November 25 2015
By Stephanie West
New York NY – Attorney General Eric T. Schneiderman announced the conviction and sentencing of Abdul Jamil Khokhar and BMY Foods, Inc., which together owned and operated nine Papa John’s franchises throughout the Bronx.Khokhar pled guilty to failure to pay wages under the New York Labor Law, a misdemeanor, and BMY Foods pled guilty to falsifying business records in the first degree, an E felony.
Khokhar was sentenced to jail time and to pay $230,000 in restitution to underpaid workers at his Papa John’s franchises.“Wage theft is a crime and a Papa John’s franchisee is now going to jail for cheating his employees and trying to cover it up,” said Attorney General Schneiderman. “My office will do everything in its power to protect the rights of New York’s workers and make sure that all employers – including fast food restaurants – follow the law.”Both New York and federal law require employers to pay workers at least the minimum wage for all hours worked and overtime at one-and-one-half times their regular rate of pay for hours worked in excess of forty in any given workweek.
New York’s current minimum wage is $8.75 per hour, and the federal minimum wage is currently $7.25 per hour; employers in New York must pay the higher rate.
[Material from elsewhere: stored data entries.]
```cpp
int launch_gemm_f16_planes(const void* a_f16, int64_t lda, const void* b_f16, int64_t ldb, const float* row_scale, const float* b_scale,
                           float* y, int64_t ldy, int64_t M, int N, int K, hipStream_t st, float* tail, size_t tail_floats) {
  if (M <= 0 || N <= 0) return DRIN_OK;
  if (row_scale == nullptr || b_scale == nullptr || !gemm_f16_planes_fits(a_f16, lda, b_f16, ldb, y, ldy, M, N, K)) {
    set_error("gemm_f16_planes: built for at least half a round of 256 x 256 tiles, K %% 64 == 0, 16-byte aligned planes and both scales");
    return DRIN_E_UNSUPPORTED;
  }
  const int nx = (int)cdiv(N, x3p::BN);
  const int64_t tiles = cdiv(M, x3p::BM) * nx;
  unsigned full;
  int ksplit;
  tail_split_256(tiles, K / (2 * x3p::BK), tail, tail_floats, &full, &ksplit);
  const unsigned items = full + ((unsigned)tiles - full) * (unsigned)ksplit;
  auto kern = x3p::k_gemm_x3_planes_p4<true, true>;
  static DynLdsOptIn opt;
  DRIN_TRY(ensure_dynamic_lds(opt, reinterpret_cast<const void*>(kern), x3p::p4::LDS, "hipFuncSetAttribute(gemm_f16_planes)"));
  {
    KernelTimer timer(DRIN_KC_GEMM_X3, st);
    hipLaunchKernelGGL(kern, dim3(items), dim3(x3p::THREADS), x3p::p4::LDS, st, (const __bf16*)a_f16, (const __bf16*)a_f16, lda,
                       (const __bf16*)b_f16, (const __bf16*)b_f16, ldb, (const float*)nullptr, y, ldy, M, N, K, nx, full, ksplit, tail, row_scale,
                       b_scale);
    DRIN_CHECK_LAUNCH("k_gemm_f16_planes");
  }
  if (ksplit > 1) DRIN_TRY(launch_tail_add_256(tail, y, ldy, M, N, (unsigned)nx, full, (unsigned)tiles - full, ksplit, st));
  return DRIN_OK;
}

}
```

drin_amd/csrc/internal.h:

```cpp
#pragma once
#include <hip/hip_runtime.h>
#include <stddef.h>
#include <stdint.h>

#include <atomic>

#include "../../include/drin_hip.h"

namespace drin {

void set_error(const char* fmt, ...);
int hip_fail(hipError_t e, const char* what);

#define DRIN_CHECK_LAUNCH(what)                                  \
  do {                                                           \
    hipError_t _e = hipGetLastError();                           \
    if (_e != hipSuccess) return ::drin::hip_fail(_e, what);     \
  } while (0)

#define DRIN_TRY(expr)              \
  do {                              \
    int _s = (expr);                \
    if (_s != DRIN_OK) return _s;   \
  } while (0)

struct KernelTimer {
  KernelTimer(int kernel_class, hipStream_t st);
  ~KernelTimer();
  int slot;
  hipStream_t stream;
};

struct DeviceScope {
  DeviceScope(void* stream, const void* device_pointer, const char* entry_point);
  ~DeviceScope();
  DeviceScope(const DeviceScope&) = delete;
  DeviceScope& operator=(const DeviceScope&) = delete;
  int status;
  int prev, dev, outer;
  bool switched;
};
int call_device();
#define DRIN_BIND_DEVICE(stream, device_pointer, entry_point)               \
  ::drin::DeviceScope _device_scope((stream), (device_pointer), (entry_point)); \
  if (_device_scope.status != DRIN_OK) return _device_scope.status

struct DynLdsOptIn {
  std::atomic<int> bytes[64] = {};
};
inline int ensure_dynamic_lds(DynLdsOptIn& s, const void* kernel, int bytes, const char* what) {
  const int dev = call_device();
  std::atomic<int>& mark = s.bytes[dev & 63];
  if (mark.load(std::memory_order_relaxed) >= bytes) return DRIN_OK;
  hipError_t e = hipFuncSetAttribute(kernel, hipFuncAttributeMaxDynamicSharedMemorySize, bytes);
  if (e != hipSuccess) return hip_fail(e, what);
  mark.store(bytes, std::memory_order_relaxed);
  return DRIN_OK;
}

struct RoctxRange {
  explicit RoctxRange(const char* name);
  ~RoctxRange();
  bool pushed;
};

inline bool aligned16(const void* p) { return (reinterpret_cast<uintptr_t>(p) & 15u) == 0; }
inline int64_t cdiv(int64_t a, int64_t b) { return (a + b - 1) / b; }
inline dim3 pair_grid(int B, int N) {
  return (B > 1 && B <= 65535) ? dim3((unsigned)cdiv(N, 4), (unsigned)B) : dim3((unsigned)cdiv((int64_t)B * N, 4));
}

int launch_axis_mean(const float* in, float* out, int64_t groups, int inner, int cols, hipStream_t st);
int launch_span_mean(const float* seq, const int64_t* start, const int64_t* end, float* out, int B, int L, int D,
                     hipStream_t st);
int launch_axis_mean_bf16(const void* in, float* out, int64_t groups, int inner, int cols, hipStream_t st);
int launch_span_mean_bf16(const void* seq, const int64_t* start, const int64_t* end, float* out, int B, int L, int D,
                          hipStream_t st);
int launch_entity_token_mean(const float* feat, const int64_t* mask, float* out, int64_t pairs, int T, int D,
                             hipStream_t st);
int launch_entity_token_mean_bf16(const void* feat, const int64_t* mask, float* out, int64_t pairs, int T, int D,
                                  hipStream_t st);
int launch_cosine_rows(const float* x, const float* y, int64_t y_stride, float* out, int B, int N, int D, float eps,
                       float scale, hipStream_t st, const int64_t* y_index = nullptr, const float* sim1 = nullptr,
                       const float* sim2 = nullptr, float* out1 = nullptr, float* out2 = nullptr, float div = 1.0f);
int launch_miei(const float* mobj, const float* mscore, const float* eobj, const float* escore, float* out, int B,
                int N, int Km, int Ke, int R, float cos_eps, float miei_eps, float scale, hipStream_t st,
                const int64_t* e_index = nullptr);
int launch_scale_div(const float* in, float* out, int64_t n, float mul, float div, hipStream_t st);

struct SliceSum {
  static constexpr int MAX_DST = 32, MAX_SEG = 40;
  struct Dst {
    float* y;
    int64_t ldy;
    int rows, c4;
    unsigned first_block;
    int seg_head, seg_tail;
  } dst[MAX_DST];
  struct Seg {
    const float* partial;
    int slices, next;
  } seg[MAX_SEG];
  int n = 0, n_seg = 0;
  int add(float* y, int64_t ldy, int rows, int cols, const float* partial, int slices);
};
int launch_slice_sum(SliceSum& s, hipStream_t st);

int launch_gemm_nt(const float* x, int64_t ldx, const float* w, int64_t ldw, const float* bias, float* y, int64_t ldy,
                   int64_t M, int N, int K, bool accumulate, int precision, hipStream_t st, float* splitk = nullptr,
                   size_t splitk_floats = 0, const float* w_planes = nullptr);
int launch_gemm_nt_bf16x3(const float* x, int64_t ldx, const float* w, int64_t ldw, const float* bias, float* y,
                          int64_t ldy, int64_t M, int N, int K, hipStream_t st, const void* w_hi = nullptr,
                          const void* w_lo = nullptr, bool accumulate = false,
                          float* tail = nullptr, size_t tail_floats = 0, const int64_t* a_index = nullptr);
int launch_to_f16_scaled(const float* x, void* out, int64_t n, float* scale, hipStream_t st);
bool gemm_tn_bf16x3_fits(int64_t lda, int64_t ldb, int64_t M, int N, int K, const void* a, const void* b);
int launch_gemm_tn_bf16x3(const float* a, int64_t lda, const float* b, int64_t ldb, float* y, int64_t ldy, int64_t M,
                          int N, int K, hipStream_t st, float* scratch, size_t scratch_floats,
                          const int64_t* b_index = nullptr);
bool gemm_tn_bf16x3_scratch_ok(const float* y, int64_t ldy, int N, int K, const float* scratch, size_t scratch_floats);
struct TnGroup {
  static constexpr int MAX = 8;
  struct Item {
    const float* a;
    int64_t lda;
    const float* b;
    int64_t ldb;
    float* y;
    int64_t ldy, M;
    int N, K;
    const int64_t* b_index;
    float* colsum;
  } item[MAX];
  int n = 0;
  int add(const float* a, int64_t lda, const float* b, int64_t ldb, float* y, int64_t ldy, int64_t M, int N, int K,
          const int64_t* b_index = nullptr, float* colsum = nullptr);
};
int launch_gemm_tn_group(const TnGroup& g, hipStream_t st, float* scratch, size_t scratch_floats, SliceSum* defer = nullptr);
int launch_gemm_x3_planes(const void* a_hi, const void* a_lo, int64_t lda, const void* b_hi, const void* b_lo,
                          int64_t ldb, const float* bias, float* y, int64_t ldy, int64_t M, int N, int K,
                          hipStream_t st, float* splitk = nullptr, size_t splitk_floats = 0);
bool gemm_f16_planes_fits(const void* a_f16, int64_t lda, const void* b_f16, int64_t ldb, const float* y, int64_t ldy, int64_t M, int N, int K);
int launch_gemm_f16_planes(const void* a_f16, int64_t lda, const void* b_f16, int64_t ldb, const float* row_scale, const float* b_scale,
                           float* y, int64_t ldy, int64_t M, int N, int K, hipStream_t st, float* tail = nullptr, size_t tail_floats = 0);
int launch_gemm_nt_bf16x3_p4(const float* x, int64_t ldx, const void* w_hi, const void* w_lo, int64_t ldw, const float* bias,
                             float* y, int64_t ldy, int64_t M, int N, int K, hipStream_t st, bool accumulate, float* tail = nullptr,
                             size_t tail_floats = 0);
int launch_tail_add_256(const float* tail, float* y, int64_t ldy, int64_t M, int N, unsigned col_tiles, unsigned full,
                        unsigned tail_tiles, int ksplit, hipStream_t st);
int launch_splitk_reduce(const float* partial, int splits, int64_t part_stride, const float* bias, float* y, int64_t ldy,
                         int64_t M, int N, bool accumulate, hipStream_t st);
int launch_split_planes(const float* x, void* hi, void* lo, int64_t n, hipStream_t st);
struct SplitBatch {
  const float* src[32];
  float* planes[32];
  int64_t n4[32];
  int n = 0;
  int add(const float* w, float* planes_out, int64_t numel);
};
int launch_split_planes_batch(const SplitBatch& b, hipStream_t st);
int launch_transpose_split_batch(const SplitBatch& b, int rows, int cols, hipStream_t st);
int launch_transpose(const float* in, float* out, int rows, int cols, hipStream_t st);
struct WtForms {
  const float* planes = nullptr;
  float* scratch = nullptr;
  size_t scratch_floats = 0;
  float* tail = nullptr;
  size_t tail_floats = 0;
};
bool gemm_nn_takes_bf16x3(int precision, int64_t M, int N, int K);
int launch_gemm_nn(const float* x, int64_t ldx, const float* w, int64_t ldw, float* y, int64_t ldy, int64_t M, int N,
                   int K, bool accumulate, int precision, hipStream_t st, float* splitk = nullptr, size_t splitk_floats = 0,
                   const WtForms& wt = WtForms());
struct F32GemmGroup {
  static constexpr int MAX = 8;
  struct Item {
    const float* a;
    int64_t lda;
    const float* b;
    int64_t ldb;
    float* y;
    int64_t ldy, M;
    int N, K;
  } item[MAX];
  const float* bias_of[MAX];
  int n = 0;
  int add_tn(const float* a, int64_t lda, const float* b, int64_t ldb, float* y, int64_t ldy, int64_t M, int N, int K);
  int add_nt(const float* x, int64_t ldx, const float* w, int64_t ldw, const float* bias, float* y, int64_t ldy, int64_t M, int N, int K);
};
int launch_gemm_tn_f32_group(const F32GemmGroup& g, hipStream_t st, float* scratch, size_t scratch_floats, SliceSum* defer = nullptr);
inline int small_tn_slices(int64_t reduction_rows) {
  const int64_t s = (reduction_rows + 127) / 128;
  return (int)(s > 4 ? 4 : (s < 1 ? 1 : s));
}
bool gemm_nt_f32_group_fits(const float* x, int64_t ldx, const float* w, int64_t ldw, const float* y, int64_t ldy, int64_t M, int N,
                            int K, int precision);
int launch_gemm_nt_f32_group(const F32GemmGroup& g, hipStream_t st, float* scratch, size_t scratch_floats);
struct NtProduct {
  const float *x, *w, *bias;
  float* y;
  int64_t ldx, ldw, ldy, rows;
  int n_out, k_red;
  const float* planes;
};
int launch_gemm_nt_pair(const NtProduct& a, const NtProduct& b, int precision, hipStream_t st, float* splitk, size_t splitk_floats);
int launch_gemm_tn(const float* a, int64_t lda, const float* b, int64_t ldb, float* y, int64_t ldy, int64_t M, int N,
                   int K, int precision, hipStream_t st, float* scratch = nullptr, size_t scratch_floats = 0);
enum TnKernel { TN_BF16X3, TN_F32_SMALL, TN_F32_LARGE };
TnKernel gemm_tn_kernel(int precision, const float* a, int64_t lda, const float* b, int64_t ldb, const float* y, int64_t ldy,
                        int64_t M, int N, int K, const float* scratch, size_t scratch_floats);

int launch_mention_aggregate(const float* e1, const float* v1, const float* e2, const float* v2, const float* u,
                             float* out, int B, int N, int D, hipStream_t st);
int launch_entity_aggregate(const float* e1, const float* m1, const float* e2, const float* m2, const float* v,
                            float* out, int B, int N, int D, hipStream_t st);
int launch_layer_aggregate(const float* e, int64_t edge_stride, const float* vm, const float* ve, float* agg_m,
                           float* agg_e, int B, int N, int D, bool live_image, hipStream_t st);
int launch_layernorm_gelu(const float* h, const float* gamma, const float* beta, float* y, float* mean, float* rstd,
                          int64_t rows, int D, float eps, hipStream_t st, int act = DRIN_ACT_GELU);
int launch_layernorm_gelu2(const float* h, float* y, float* mean, float* rstd, int64_t rows, const float* h2, float* y2,
                           float* mean2, float* rstd2, int64_t rows2, const float* gamma, const float* beta, int D, float eps,
                           hipStream_t st, int act = DRIN_ACT_GELU);
int launch_edge_update4(const float* fu, const float* fv, const float* e, float* out, int B, int N, int D,
                        hipStream_t st, int act = DRIN_ACT_SIGMOID, float* z_out = nullptr);
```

In addition, employers must report all wages paid to employees on tax returns on a quarterly basis and must make contributions to the State Unemployment Insurance Fund based upon the reported wages.Khokhar and BMY Foods, Inc. failed to pay overtime to their workers. Instead, they paid workers the same, “straight time” regular rate of pay for all hours worked, including hours in excess of forty and they created fictitious names for employees to use in their computerized timekeeping system to hide this practice.
In a further attempt to conceal this scheme, the defendants filed fraudulent tax returns with the State of New York that omitted the cash payments made under fictitious names. Khokhar created the dual name scheme after becoming aware that he was under investigation by the U.S. Department of Labor for wage violations. “The Attorney General’s successful criminal prosecution of this employer, together with the Department of Labor’s civil consent judgment against the enterprise, show that employers will not get away with covering up violations of state and federal wage laws,” said Mark H. Watson, Jr., Regional Administrator for the Wage and Hour Division at the U.S. Department of Labor.